**What you need to do**
Please write out exactly the lines of the data below from the line holding "cb, p.gz, reinterpret_cast<unsigned*>(smem))) return;" through the line holding "-515,9 +546,11 @@", and leave out the rest.

--*--

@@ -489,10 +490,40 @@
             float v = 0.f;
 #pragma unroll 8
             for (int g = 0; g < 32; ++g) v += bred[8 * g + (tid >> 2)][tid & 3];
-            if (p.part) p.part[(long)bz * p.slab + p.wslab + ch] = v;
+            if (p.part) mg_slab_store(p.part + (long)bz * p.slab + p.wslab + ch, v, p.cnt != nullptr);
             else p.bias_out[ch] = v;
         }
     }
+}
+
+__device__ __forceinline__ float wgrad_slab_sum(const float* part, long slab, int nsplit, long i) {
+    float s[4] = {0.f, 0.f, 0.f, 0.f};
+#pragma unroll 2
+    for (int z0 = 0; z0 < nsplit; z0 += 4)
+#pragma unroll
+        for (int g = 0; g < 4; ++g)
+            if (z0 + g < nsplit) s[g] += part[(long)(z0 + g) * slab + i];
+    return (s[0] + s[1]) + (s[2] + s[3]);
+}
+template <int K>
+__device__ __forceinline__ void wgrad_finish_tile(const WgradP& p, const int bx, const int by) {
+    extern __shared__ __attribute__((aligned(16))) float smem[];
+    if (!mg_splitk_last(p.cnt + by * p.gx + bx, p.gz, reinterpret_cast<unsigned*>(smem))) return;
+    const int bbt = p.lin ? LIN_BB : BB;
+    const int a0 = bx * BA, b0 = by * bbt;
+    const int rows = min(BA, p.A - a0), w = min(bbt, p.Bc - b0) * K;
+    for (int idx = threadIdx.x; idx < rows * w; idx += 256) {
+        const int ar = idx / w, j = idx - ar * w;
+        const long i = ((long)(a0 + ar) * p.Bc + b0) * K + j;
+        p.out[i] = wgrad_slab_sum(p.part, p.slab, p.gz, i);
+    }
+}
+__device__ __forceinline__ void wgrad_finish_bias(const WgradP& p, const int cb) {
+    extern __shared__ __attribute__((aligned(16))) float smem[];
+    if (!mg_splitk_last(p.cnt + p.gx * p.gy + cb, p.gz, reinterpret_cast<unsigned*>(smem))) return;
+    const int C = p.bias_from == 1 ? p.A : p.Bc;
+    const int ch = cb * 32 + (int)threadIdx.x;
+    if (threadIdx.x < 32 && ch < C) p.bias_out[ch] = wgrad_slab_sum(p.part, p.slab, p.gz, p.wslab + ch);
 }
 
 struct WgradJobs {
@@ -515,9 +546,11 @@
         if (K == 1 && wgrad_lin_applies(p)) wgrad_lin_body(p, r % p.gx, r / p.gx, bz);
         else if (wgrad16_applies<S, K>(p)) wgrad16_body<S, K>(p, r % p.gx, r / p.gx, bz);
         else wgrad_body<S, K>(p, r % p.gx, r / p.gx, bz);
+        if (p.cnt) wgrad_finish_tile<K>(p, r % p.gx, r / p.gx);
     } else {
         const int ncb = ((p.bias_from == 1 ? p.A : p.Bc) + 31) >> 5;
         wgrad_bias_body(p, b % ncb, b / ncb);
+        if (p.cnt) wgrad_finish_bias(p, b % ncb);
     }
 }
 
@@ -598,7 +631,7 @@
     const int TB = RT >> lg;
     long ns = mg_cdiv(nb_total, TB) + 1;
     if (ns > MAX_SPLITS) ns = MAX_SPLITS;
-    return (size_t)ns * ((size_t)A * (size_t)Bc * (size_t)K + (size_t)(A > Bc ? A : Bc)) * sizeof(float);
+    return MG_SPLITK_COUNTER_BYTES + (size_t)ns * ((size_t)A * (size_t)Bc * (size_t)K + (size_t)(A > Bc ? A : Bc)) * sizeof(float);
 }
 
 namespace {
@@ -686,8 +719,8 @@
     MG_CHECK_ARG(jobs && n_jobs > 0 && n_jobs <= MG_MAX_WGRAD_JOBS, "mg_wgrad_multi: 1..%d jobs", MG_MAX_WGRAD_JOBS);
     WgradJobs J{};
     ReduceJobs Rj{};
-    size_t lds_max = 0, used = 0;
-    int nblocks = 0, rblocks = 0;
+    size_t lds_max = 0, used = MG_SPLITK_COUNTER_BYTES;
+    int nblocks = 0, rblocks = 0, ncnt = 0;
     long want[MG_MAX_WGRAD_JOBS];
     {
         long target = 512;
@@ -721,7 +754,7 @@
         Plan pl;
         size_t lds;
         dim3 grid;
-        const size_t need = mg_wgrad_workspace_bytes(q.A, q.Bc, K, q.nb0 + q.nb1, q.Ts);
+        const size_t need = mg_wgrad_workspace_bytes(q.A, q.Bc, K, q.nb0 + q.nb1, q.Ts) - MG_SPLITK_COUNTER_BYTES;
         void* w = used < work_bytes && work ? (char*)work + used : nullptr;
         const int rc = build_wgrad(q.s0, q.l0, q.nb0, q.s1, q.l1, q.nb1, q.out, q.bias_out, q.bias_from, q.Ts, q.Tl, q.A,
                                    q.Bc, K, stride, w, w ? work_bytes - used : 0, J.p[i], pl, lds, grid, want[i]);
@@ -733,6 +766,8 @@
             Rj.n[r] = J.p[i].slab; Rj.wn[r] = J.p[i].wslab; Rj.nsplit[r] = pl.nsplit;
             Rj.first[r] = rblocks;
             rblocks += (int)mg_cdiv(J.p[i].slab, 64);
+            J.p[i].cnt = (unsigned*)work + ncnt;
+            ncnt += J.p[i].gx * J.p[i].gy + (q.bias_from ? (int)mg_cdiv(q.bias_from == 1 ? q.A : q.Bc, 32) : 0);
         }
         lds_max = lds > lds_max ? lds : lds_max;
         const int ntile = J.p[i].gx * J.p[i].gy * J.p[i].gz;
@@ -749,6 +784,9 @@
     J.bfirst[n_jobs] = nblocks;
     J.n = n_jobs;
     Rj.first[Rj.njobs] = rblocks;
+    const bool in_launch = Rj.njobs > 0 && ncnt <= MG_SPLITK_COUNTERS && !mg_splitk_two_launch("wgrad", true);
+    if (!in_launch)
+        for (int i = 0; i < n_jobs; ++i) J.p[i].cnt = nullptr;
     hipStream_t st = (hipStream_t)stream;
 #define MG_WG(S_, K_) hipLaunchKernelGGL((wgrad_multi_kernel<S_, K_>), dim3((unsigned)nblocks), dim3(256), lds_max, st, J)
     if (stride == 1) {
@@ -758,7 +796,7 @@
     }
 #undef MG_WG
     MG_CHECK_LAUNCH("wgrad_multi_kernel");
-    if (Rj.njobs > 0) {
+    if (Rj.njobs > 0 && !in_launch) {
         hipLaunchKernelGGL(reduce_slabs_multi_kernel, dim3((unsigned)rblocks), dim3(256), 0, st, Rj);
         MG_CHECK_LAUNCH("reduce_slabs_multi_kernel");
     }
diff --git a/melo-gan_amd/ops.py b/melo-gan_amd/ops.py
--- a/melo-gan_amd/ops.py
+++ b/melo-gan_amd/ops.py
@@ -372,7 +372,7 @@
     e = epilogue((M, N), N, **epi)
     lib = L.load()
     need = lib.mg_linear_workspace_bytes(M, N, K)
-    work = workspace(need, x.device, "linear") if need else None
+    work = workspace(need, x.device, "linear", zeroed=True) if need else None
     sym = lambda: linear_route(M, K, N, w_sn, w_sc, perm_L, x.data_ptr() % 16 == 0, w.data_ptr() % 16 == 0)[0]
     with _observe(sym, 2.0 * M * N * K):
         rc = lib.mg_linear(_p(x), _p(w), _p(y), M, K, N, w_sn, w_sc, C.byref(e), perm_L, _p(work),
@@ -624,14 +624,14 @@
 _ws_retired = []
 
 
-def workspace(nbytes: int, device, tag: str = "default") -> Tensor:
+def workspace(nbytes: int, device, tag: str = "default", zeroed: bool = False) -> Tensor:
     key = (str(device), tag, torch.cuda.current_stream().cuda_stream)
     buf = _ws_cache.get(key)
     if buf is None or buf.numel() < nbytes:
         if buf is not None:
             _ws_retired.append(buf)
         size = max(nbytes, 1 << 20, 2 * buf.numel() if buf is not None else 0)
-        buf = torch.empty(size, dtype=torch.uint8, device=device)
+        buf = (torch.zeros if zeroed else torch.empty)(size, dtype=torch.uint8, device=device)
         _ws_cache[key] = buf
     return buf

--*--

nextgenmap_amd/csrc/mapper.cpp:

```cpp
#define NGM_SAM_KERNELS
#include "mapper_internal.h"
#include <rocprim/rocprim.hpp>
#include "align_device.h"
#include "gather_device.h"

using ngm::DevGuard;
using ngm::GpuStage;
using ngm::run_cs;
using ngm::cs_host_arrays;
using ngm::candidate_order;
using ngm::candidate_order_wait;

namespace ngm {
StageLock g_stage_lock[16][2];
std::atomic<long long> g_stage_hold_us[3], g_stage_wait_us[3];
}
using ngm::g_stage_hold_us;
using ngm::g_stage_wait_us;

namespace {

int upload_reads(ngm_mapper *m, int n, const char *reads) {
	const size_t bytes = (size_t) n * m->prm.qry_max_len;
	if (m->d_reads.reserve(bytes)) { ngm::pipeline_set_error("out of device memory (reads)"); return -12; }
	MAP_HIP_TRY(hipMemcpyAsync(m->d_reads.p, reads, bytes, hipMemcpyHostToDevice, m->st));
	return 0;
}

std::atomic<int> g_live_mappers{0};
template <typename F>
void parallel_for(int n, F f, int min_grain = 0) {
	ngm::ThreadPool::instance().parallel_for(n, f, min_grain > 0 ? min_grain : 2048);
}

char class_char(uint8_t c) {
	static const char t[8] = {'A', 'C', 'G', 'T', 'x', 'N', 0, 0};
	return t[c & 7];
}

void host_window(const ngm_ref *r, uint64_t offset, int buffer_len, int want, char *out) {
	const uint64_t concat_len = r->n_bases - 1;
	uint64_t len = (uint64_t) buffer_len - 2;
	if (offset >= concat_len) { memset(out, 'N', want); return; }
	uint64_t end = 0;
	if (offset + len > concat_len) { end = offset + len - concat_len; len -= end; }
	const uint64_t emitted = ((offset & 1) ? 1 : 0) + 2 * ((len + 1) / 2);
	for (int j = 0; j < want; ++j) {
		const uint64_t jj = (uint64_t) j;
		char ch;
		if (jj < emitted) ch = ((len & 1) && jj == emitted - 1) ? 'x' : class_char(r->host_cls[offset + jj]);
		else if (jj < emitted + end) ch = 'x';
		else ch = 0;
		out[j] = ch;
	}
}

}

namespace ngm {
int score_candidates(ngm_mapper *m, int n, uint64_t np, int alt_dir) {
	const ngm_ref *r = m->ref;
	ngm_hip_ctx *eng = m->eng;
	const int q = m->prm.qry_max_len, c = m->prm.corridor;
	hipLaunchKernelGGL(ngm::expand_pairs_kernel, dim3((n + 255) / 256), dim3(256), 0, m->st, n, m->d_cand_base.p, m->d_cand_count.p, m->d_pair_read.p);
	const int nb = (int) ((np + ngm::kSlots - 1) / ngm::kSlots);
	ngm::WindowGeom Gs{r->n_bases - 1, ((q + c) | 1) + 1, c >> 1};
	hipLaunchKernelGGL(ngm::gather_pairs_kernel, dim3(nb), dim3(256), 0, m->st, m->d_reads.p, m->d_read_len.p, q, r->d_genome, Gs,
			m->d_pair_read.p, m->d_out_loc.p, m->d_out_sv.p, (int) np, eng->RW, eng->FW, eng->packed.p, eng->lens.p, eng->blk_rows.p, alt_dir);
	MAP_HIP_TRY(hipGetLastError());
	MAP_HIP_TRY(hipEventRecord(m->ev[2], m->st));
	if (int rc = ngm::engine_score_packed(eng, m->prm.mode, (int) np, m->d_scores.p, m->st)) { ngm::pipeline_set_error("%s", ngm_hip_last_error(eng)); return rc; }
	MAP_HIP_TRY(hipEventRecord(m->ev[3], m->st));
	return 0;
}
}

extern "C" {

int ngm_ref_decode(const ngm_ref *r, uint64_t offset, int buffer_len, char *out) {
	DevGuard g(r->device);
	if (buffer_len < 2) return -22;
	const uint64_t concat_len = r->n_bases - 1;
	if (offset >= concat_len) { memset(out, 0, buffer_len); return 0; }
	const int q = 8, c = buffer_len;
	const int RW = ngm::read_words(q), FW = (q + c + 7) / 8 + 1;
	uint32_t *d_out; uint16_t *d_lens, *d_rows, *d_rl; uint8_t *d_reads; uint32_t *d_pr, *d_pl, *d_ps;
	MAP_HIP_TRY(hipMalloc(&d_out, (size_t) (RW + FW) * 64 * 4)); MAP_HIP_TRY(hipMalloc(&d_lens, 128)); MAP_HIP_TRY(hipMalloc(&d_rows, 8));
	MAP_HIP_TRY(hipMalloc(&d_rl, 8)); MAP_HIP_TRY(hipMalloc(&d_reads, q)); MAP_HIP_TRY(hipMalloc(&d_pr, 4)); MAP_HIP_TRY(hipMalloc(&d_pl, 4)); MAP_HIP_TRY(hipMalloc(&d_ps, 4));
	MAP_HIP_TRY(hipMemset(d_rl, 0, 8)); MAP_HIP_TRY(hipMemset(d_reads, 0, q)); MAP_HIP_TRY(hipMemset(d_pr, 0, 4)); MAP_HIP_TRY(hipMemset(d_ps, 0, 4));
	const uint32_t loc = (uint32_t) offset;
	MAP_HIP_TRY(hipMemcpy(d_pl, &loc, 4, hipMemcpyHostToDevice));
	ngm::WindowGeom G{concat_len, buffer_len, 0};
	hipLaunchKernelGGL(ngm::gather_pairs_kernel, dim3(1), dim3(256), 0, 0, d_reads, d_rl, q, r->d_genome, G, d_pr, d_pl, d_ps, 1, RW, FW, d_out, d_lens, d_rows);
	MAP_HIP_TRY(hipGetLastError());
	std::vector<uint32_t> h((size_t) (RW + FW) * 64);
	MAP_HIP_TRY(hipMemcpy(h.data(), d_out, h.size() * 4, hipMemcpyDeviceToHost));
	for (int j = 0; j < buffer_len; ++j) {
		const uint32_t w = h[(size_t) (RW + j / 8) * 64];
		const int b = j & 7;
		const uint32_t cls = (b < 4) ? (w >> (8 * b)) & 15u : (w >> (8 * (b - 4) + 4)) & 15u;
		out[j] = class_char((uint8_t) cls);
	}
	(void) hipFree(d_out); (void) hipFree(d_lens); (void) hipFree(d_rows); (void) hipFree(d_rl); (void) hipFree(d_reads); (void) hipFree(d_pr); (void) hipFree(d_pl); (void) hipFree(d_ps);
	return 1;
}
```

--*--

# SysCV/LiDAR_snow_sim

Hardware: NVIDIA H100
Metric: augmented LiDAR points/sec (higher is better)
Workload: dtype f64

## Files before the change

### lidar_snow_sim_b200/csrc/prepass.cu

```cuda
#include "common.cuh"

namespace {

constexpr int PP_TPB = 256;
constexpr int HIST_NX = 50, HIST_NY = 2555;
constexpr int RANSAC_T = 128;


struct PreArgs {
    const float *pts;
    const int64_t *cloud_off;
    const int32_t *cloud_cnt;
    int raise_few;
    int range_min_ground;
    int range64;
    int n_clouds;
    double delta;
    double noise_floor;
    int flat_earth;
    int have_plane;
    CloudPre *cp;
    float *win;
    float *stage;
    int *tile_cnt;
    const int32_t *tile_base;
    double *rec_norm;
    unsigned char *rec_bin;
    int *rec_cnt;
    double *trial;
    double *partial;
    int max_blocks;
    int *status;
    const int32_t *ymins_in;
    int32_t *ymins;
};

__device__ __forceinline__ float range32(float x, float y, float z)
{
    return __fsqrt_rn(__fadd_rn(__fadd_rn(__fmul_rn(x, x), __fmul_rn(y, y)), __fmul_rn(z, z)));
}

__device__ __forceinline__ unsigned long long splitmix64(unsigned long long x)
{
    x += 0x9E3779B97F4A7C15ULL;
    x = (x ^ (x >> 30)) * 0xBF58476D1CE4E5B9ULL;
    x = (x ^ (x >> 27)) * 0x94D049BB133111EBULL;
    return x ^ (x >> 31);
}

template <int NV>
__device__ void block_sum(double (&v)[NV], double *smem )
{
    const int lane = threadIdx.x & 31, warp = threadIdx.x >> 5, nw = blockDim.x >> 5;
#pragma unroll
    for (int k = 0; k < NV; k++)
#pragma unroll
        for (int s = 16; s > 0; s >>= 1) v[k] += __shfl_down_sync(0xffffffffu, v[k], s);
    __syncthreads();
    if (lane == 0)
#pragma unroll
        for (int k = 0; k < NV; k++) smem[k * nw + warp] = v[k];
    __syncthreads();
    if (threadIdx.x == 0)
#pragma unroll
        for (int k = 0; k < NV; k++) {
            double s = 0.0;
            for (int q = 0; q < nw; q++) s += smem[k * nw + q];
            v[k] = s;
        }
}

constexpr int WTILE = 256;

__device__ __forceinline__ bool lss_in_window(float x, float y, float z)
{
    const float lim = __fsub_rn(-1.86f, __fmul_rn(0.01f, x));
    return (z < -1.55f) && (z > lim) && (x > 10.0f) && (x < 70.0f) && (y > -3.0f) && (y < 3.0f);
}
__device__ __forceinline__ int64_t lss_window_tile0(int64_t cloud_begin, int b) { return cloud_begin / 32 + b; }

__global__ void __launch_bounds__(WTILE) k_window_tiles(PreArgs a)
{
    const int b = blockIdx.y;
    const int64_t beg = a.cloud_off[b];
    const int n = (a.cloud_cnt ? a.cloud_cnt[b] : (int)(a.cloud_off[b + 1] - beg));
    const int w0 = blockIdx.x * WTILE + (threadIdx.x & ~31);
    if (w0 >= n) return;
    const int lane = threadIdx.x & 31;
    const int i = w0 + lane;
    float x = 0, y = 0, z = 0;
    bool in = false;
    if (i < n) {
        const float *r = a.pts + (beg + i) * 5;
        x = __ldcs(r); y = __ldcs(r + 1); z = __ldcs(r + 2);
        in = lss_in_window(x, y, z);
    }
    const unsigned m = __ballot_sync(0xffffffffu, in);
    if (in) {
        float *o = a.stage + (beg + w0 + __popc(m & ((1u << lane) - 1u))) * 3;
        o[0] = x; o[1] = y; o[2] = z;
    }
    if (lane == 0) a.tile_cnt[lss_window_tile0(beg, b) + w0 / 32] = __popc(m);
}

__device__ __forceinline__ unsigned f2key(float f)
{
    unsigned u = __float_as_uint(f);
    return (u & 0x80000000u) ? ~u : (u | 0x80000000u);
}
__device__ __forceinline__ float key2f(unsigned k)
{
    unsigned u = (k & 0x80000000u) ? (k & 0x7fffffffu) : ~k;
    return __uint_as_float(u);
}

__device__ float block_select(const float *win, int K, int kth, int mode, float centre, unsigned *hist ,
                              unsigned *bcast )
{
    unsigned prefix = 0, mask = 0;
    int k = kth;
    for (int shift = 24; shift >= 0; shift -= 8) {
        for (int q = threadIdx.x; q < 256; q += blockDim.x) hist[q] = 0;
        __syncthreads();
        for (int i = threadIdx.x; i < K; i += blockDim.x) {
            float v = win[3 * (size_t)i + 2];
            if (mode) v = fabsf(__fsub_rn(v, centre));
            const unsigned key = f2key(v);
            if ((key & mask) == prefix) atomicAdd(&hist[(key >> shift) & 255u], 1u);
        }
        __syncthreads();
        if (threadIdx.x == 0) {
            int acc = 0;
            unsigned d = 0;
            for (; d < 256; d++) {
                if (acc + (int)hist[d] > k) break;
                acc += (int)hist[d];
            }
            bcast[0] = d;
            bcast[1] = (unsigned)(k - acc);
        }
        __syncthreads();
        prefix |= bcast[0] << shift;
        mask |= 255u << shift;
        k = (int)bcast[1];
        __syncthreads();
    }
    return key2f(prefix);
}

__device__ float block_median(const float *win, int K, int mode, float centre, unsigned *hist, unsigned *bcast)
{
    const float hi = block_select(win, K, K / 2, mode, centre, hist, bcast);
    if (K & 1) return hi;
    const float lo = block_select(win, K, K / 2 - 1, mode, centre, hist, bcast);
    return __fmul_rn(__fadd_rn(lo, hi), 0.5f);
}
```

--*--

**Expected answer**
+    if (!mg_splitk_last(p.cnt + p.gx * p.gy + cb, p.gz, reinterpret_cast<unsigned*>(smem))) return;
+    const int C = p.bias_from == 1 ? p.A : p.Bc;
+    const int ch = cb * 32 + (int)threadIdx.x;
+    if (threadIdx.x < 32 && ch < C) p.bias_out[ch] = wgrad_slab_sum(p.part, p.slab, p.gz, p.wslab + ch);
 }
 
 struct WgradJobs {
@@ -515,9 +546,11 @@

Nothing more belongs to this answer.